Problem statement
In total, how many lines of the data contain the word "sums"? Only that number is wanted.
- Opening Delimiter -
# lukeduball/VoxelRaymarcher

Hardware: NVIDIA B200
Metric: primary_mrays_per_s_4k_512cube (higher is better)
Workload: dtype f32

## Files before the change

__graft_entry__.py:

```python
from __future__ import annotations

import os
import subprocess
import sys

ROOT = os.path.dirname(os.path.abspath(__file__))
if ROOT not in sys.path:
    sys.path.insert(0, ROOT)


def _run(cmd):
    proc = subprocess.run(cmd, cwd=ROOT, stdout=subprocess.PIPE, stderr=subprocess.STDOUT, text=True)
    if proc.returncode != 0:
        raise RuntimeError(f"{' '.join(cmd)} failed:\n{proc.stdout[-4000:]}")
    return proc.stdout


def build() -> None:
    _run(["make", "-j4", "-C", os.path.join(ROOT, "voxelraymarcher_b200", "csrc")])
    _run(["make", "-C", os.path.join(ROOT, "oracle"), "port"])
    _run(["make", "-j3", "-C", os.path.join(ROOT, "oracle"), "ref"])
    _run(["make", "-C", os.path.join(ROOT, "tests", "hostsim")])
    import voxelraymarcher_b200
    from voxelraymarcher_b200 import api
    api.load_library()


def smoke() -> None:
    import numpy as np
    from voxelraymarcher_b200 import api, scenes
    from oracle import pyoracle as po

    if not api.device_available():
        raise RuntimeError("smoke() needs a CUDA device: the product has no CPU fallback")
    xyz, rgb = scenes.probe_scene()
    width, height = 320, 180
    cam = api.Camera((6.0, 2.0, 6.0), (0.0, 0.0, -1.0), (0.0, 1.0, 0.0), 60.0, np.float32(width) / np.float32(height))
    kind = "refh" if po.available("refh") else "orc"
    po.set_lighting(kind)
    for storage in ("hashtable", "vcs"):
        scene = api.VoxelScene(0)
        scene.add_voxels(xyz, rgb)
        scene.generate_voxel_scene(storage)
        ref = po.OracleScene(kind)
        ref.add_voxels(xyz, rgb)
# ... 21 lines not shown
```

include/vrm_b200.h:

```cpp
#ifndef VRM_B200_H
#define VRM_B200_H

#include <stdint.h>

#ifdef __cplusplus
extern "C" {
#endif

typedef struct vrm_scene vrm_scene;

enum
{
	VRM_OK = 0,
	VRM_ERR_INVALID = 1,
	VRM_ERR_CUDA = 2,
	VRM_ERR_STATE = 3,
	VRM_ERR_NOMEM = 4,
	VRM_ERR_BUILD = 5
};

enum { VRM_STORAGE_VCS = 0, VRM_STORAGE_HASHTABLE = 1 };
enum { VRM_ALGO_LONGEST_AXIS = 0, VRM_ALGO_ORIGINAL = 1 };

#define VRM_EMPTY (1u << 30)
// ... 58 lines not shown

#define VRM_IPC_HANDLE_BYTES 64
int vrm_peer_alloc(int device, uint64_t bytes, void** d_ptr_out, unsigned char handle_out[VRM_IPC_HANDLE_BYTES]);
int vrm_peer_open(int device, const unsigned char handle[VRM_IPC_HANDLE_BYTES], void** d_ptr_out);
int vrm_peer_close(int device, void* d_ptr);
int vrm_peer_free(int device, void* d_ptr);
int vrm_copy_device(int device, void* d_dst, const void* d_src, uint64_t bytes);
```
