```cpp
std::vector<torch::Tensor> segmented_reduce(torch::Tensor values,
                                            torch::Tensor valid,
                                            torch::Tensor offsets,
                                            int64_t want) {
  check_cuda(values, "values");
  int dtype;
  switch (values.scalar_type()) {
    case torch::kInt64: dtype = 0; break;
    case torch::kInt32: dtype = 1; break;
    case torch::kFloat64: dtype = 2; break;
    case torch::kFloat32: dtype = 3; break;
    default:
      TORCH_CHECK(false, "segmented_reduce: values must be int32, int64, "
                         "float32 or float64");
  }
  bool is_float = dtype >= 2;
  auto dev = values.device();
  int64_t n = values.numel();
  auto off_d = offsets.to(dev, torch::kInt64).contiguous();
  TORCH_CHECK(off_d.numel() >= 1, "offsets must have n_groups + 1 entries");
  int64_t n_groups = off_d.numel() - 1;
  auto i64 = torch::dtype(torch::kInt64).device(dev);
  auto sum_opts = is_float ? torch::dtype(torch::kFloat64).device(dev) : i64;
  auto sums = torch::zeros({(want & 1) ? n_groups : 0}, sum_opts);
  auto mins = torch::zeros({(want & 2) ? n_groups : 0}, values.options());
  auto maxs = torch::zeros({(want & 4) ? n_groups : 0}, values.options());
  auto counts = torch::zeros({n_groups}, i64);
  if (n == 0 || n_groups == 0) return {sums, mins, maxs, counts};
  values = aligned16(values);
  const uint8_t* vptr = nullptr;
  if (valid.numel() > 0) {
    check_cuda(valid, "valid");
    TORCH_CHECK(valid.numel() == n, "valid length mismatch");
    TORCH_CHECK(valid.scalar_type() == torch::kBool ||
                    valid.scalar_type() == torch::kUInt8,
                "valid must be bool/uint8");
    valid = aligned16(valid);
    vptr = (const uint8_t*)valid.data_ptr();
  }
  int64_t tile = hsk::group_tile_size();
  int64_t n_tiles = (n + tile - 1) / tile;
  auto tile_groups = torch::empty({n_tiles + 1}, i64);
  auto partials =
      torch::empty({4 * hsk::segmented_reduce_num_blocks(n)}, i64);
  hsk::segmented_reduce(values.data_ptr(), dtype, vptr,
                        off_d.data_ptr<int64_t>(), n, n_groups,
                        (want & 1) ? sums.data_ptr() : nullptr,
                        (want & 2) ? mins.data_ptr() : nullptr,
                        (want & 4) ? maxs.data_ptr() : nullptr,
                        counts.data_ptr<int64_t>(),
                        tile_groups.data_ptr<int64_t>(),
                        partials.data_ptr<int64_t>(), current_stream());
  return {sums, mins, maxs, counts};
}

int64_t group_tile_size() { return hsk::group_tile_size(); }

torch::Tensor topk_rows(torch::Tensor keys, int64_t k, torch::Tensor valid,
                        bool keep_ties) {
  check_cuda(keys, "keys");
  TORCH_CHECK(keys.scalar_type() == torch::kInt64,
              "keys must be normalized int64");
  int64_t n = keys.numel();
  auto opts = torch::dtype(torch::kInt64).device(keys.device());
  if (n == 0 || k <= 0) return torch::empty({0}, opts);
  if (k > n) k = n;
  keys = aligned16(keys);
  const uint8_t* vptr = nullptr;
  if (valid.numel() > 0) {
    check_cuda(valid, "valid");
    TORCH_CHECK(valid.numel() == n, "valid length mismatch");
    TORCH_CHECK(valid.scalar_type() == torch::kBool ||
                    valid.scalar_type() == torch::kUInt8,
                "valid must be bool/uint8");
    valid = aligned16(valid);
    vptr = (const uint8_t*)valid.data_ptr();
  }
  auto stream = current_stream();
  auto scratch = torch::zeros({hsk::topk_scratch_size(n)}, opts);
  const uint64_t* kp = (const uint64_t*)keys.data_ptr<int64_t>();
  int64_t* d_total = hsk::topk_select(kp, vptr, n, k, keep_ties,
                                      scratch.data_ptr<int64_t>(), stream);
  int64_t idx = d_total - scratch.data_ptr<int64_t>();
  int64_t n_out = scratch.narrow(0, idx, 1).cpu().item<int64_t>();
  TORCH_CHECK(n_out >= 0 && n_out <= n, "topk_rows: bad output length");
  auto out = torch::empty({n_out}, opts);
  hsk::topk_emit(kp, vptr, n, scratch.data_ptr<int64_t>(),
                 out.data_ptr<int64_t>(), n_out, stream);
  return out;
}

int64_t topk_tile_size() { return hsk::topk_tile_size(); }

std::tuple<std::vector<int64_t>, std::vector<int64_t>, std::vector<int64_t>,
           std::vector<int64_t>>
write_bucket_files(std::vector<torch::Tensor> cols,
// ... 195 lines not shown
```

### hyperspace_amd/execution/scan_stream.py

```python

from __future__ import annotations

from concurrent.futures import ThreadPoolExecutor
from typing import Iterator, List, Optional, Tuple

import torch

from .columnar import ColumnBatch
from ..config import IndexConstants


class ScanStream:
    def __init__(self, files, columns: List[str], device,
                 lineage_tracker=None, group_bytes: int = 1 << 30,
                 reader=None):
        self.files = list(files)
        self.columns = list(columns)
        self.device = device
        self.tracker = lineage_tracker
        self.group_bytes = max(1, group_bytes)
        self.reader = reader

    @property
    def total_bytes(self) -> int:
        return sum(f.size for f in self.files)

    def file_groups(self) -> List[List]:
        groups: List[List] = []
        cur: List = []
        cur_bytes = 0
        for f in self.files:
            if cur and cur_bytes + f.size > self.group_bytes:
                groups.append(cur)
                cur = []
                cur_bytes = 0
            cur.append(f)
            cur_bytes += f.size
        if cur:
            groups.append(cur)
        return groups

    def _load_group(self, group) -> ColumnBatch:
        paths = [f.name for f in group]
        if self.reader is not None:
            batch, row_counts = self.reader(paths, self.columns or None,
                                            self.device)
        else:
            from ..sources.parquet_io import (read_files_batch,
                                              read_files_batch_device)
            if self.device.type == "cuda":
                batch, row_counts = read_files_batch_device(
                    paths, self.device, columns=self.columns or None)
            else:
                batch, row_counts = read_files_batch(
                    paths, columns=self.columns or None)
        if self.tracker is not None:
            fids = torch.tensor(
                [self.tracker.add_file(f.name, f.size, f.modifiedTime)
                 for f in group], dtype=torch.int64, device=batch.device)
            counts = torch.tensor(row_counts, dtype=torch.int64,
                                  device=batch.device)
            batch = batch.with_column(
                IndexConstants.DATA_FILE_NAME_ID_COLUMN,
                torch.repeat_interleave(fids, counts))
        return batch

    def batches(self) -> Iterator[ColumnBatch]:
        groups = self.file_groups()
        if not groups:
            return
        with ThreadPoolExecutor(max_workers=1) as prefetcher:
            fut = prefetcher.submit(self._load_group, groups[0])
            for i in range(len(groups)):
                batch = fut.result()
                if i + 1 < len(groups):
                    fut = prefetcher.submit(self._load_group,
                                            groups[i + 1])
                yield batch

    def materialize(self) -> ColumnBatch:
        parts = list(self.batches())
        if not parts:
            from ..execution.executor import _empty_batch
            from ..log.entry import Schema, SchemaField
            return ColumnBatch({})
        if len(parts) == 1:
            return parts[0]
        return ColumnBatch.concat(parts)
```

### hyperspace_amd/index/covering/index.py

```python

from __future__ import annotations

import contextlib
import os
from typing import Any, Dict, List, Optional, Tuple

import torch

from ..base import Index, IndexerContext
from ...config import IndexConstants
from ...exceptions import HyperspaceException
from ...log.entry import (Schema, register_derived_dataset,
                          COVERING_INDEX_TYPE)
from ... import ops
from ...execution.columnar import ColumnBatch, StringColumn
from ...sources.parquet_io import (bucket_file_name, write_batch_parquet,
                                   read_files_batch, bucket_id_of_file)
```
- Closing Delimiter -
Solution below
4